-    uint32_t *vkey, *vcount, *hvals; float *vf; int *nbr, *nbrT; uint64_t* hkeys;
-    if (c->vox_hashed) {
-        const uint32_t hc2 = pow2_ge((size_t)V * 2 + 16);
-        c->hmask = hc2 - 1;
-        ENSURE(c->nbr, (size_t)V * 27, nbr); ENSURE(c->nbrT, (size_t)V * 27, nbrT); ENSURE(c->hkeys, hc2, hkeys); ENSURE(c->hvals, hc2, hvals);
-        rec_fill(c, hkeys, 0xFFFFFFFFu, (size_t)hc2 * 8);
-        rec<d_vox_hash>(c, 1u, 0u, c->vkey.p, V, c->d_grid, hkeys, hvals, c->hmask);
-        rec<d_neighbors>(c, grid_wide((size_t)V * 27, 256), 0u, c->vkey.p, c->d_dc, c->d_grid, hkeys, hvals, c->hmask, nbr, nbrT);
-        return F3DS_OK;
-    }
-    const uint32_t hcap = pow2_ge((size_t)V * 2 + 16);
-    c->hmask = hcap - 1;
+    if (c->vox_hashed) return seg_neighbors(c, 1u);
+    uint32_t *vkey, *vcount; float *vf;
     ENSURE(c->vkey, (size_t)V * 3, vkey); ENSURE(c->vcount, V, vcount); ENSURE(c->vf, (size_t)V * 12, vf);
-    ENSURE(c->nbr, (size_t)V * 27, nbr); ENSURE(c->nbrT, (size_t)V * 27, nbrT); ENSURE(c->hkeys, hcap, hkeys); ENSURE(c->hvals, hcap, hvals);
-    rec_fill(c, hkeys, 0xFFFFFFFFu, (size_t)hcap * 8);
     if (g_sw.split_voxel_accum) {
         P16* spts; ENSURE(c->spts, n, spts);
         rec<d_point_gather>(c, grid_wide(n, 256), 0u, c->d_pts, c->vs, c->ks, c->idxbits < 0 ? 0 : c->idxbits, c->incl.p, n, c->d_dc, spts, c->pt_voxel.p);
-        rec<d_voxel_accum>(c, grid_wide(V, 256), 0u, spts, c->ks, c->idxbits < 0 ? 0 : c->idxbits, c->seg_start.p, c->d_dc, c->fa, c->d_grid, vkey, vcount, vf, hkeys, hvals, c->hmask);
+        rec<d_voxel_accum>(c, grid_wide(V, 256), 0u, spts, c->ks, c->idxbits < 0 ? 0 : c->idxbits, c->seg_start.p, c->d_dc, c->fa, c->d_grid, vkey, vcount, vf);
     } else
-        rec<d_voxel_gather_accum>(c, grid_wide(V, 256), 0u, c->d_pts, c->vs, c->ks, c->idxbits < 0 ? 0 : c->idxbits, c->seg_start.p, n, c->d_dc, c->fa, c->d_grid, vkey, vcount, vf, hkeys, hvals, c->hmask, c->pt_voxel.p);
-    rec<d_neighbors>(c, grid_wide((size_t)V * 27, 256), 0u, vkey, c->d_dc, c->d_grid, hkeys, hvals, c->hmask, nbr, nbrT);
-    return F3DS_OK;
+        rec<d_voxel_gather_accum>(c, grid_wide(V, 256), 0u, c->d_pts, c->vs, c->ks, c->idxbits < 0 ? 0 : c->idxbits, c->seg_start.p, n, c->d_dc, c->fa, c->d_grid, vkey, vcount, vf, c->pt_voxel.p);
+    return seg_neighbors(c, grid_for(V, 4096));
 }
 int seg_normals(f3ds_ctx* c) {
     const uint32_t nt = (c->V + NT_TILE - 1) / NT_TILE;
diff --git a/fast-3d-pointcloud-segmentation_amd/csrc/f3ds_kernels.inc b/fast-3d-pointcloud-segmentation_amd/csrc/f3ds_kernels.inc
--- a/fast-3d-pointcloud-segmentation_amd/csrc/f3ds_kernels.inc
+++ b/fast-3d-pointcloud-segmentation_amd/csrc/f3ds_kernels.inc
@@ -301,32 +301,24 @@
     return p;
 }
 
-__device__ inline bool vt_compact(int depth) { return depth <= 10; }
-__device__ inline uint32_t vt_key30(unsigned x, unsigned y, unsigned z) { return (x << 20) | (y << 10) | z; }
-template <bool WG_SCOPE>
-__device__ inline void vt_insert(uint64_t* hkeys, uint32_t* hvals, uint32_t hmask, int depth, unsigned x, unsigned y, unsigned z, uint32_t v) {
-    const bool compact = vt_compact(depth);
-    const unsigned long long pk = compact ? (((unsigned long long)vt_key30(x, y, z) << 32) | v) : (unsigned long long)n_pack_key(x, y, z);
-    uint32_t h = (uint32_t)hash64(compact ? (uint64_t)vt_key30(x, y, z) : (uint64_t)pk) & hmask;
+__device__ inline bool vt_blocks(int depth) { return depth <= N_BLOCK_DEPTH_MAX; }
+constexpr uint32_t BT_EMPTY = 0xFFFFFFFFu;
+struct __attribute__((aligned(16))) BtEntry { uint32_t key, base; unsigned long long vacant; };
+static_assert(sizeof(BtEntry) == 16, "one 16-byte load per probe");
+template <class T> __device__ inline bool vt_cas(T* p, T* expect, T v, bool agent) {
+    return agent ? __hip_atomic_compare_exchange_strong(p, expect, v, __ATOMIC_RELAXED, __ATOMIC_RELAXED, __HIP_MEMORY_SCOPE_AGENT)
+                 : __hip_atomic_compare_exchange_strong(p, expect, v, __ATOMIC_RELAXED, __ATOMIC_RELAXED, __HIP_MEMORY_SCOPE_WORKGROUP);
+}
+__device__ inline void vt_insert(uint64_t* hkeys, uint32_t* hvals, uint32_t hmask, bool agent, unsigned x, unsigned y, unsigned z, uint32_t v) {
+    const unsigned long long pk = (unsigned long long)n_pack_key(x, y, z);
+    uint32_t h = (uint32_t)hash64((uint64_t)pk) & hmask;
     for (;;) {
         unsigned long long expect = HASH_EMPTY;
-        const bool won = WG_SCOPE ? __hip_atomic_compare_exchange_strong((unsigned long long*)&hkeys[h], &expect, pk, __ATOMIC_RELAXED, __ATOMIC_RELAXED, __HIP_MEMORY_SCOPE_WORKGROUP)
-                                  : __hip_atomic_compare_exchange_strong((unsigned long long*)&hkeys[h], &expect, pk, __ATOMIC_RELAXED, __ATOMIC_RELAXED, __HIP_MEMORY_SCOPE_AGENT);
-        if (won || (!compact && expect == pk)) { if (!compact) hvals[h] = v; return; }
+        if (vt_cas((unsigned long long*)&hkeys[h], &expect, pk, agent) || expect == pk) { hvals[h] = v; return; }
         h = (h + 1u) & hmask;
     }
 }
-__device__ inline int vt_find(const uint64_t* hkeys, const uint32_t* hvals, uint32_t hmask, bool compact, unsigned x, unsigned y, unsigned z) {
-    if (compact) {
-        const uint32_t ck = vt_key30(x, y, z);
-        uint32_t h = (uint32_t)hash64((uint64_t)ck) & hmask;
-        for (;;) {
-            const uint64_t e = hkeys[h];
-            if ((uint32_t)(e >> 32) == ck) return (int)(uint32_t)e;
-            if (e == HASH_EMPTY) return -1;
-            h = (h + 1u) & hmask;
-        }
-    }
+__device__ inline int vt_find(const uint64_t* hkeys, const uint32_t* hvals, uint32_t hmask, unsigned x, unsigned y, unsigned z) {
     const uint64_t pk = n_pack_key(x, y, z);
     uint32_t h = (uint32_t)hash64(pk) & hmask;
     for (;;) {
@@ -334,6 +326,24 @@
         if (k == pk) return (int)hvals[h];
         if (k == HASH_EMPTY) return -1;
         h = (h + 1u) & hmask;
+    }
+}
+__device__ inline BtEntry* bt_entry(BtEntry* tab, uint32_t tmask, bool agent, uint32_t bk) {
+    uint32_t h = (uint32_t)hash64((uint64_t)bk) & tmask;
+    for (;;) {
+        uint32_t expect = BT_EMPTY;
+        if (vt_cas(&tab[h].key, &expect, bk, agent) || expect == bk) return &tab[h];
+        h = (h + 1u) & tmask;
+    }
+}
+__device__ inline int bt_find(const BtEntry* tab, uint32_t tmask, int leaf_order, unsigned x, unsigned y, unsigned z) {
+    const uint32_t bk = n_block_key(x, y, z);
+    uint32_t h = (uint32_t)hash64((uint64_t)bk) & tmask;
+    for (;;) {
+        const uint4 e = reinterpret_cast<const uint4*>(tab)[h];
+        if (e.x == bk) return n_block_ordinal(e.y, ~(((uint64_t)e.w << 32) | (uint64_t)e.z), n_block_cell(x, y, z), leaf_order);
+        if (e.x == BT_EMPTY) return -1;
+        h = (h + 1u) & tmask;
     }
 }
 struct d_bbox {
◇ ◇ ◇ ◇ ◇ ◇ ◇
* **WHAT THE TASK REQUIRES**
From the line that holds "inline int bt_find(const" down to the last line of the material, copy every line exactly and add nothing.

* **TASK OUTPUT**
+__device__ inline int bt_find(const BtEntry* tab, uint32_t tmask, int leaf_order, unsigned x, unsigned y, unsigned z) {
+    const uint32_t bk = n_block_key(x, y, z);
+    uint32_t h = (uint32_t)hash64((uint64_t)bk) & tmask;
+    for (;;) {
+        const uint4 e = reinterpret_cast<const uint4*>(tab)[h];
+        if (e.x == bk) return n_block_ordinal(e.y, ~(((uint64_t)e.w << 32) | (uint64_t)e.z), n_block_cell(x, y, z), leaf_order);
+        if (e.x == BT_EMPTY) return -1;
+        h = (h + 1u) & tmask;
     }
 }
 struct d_bbox {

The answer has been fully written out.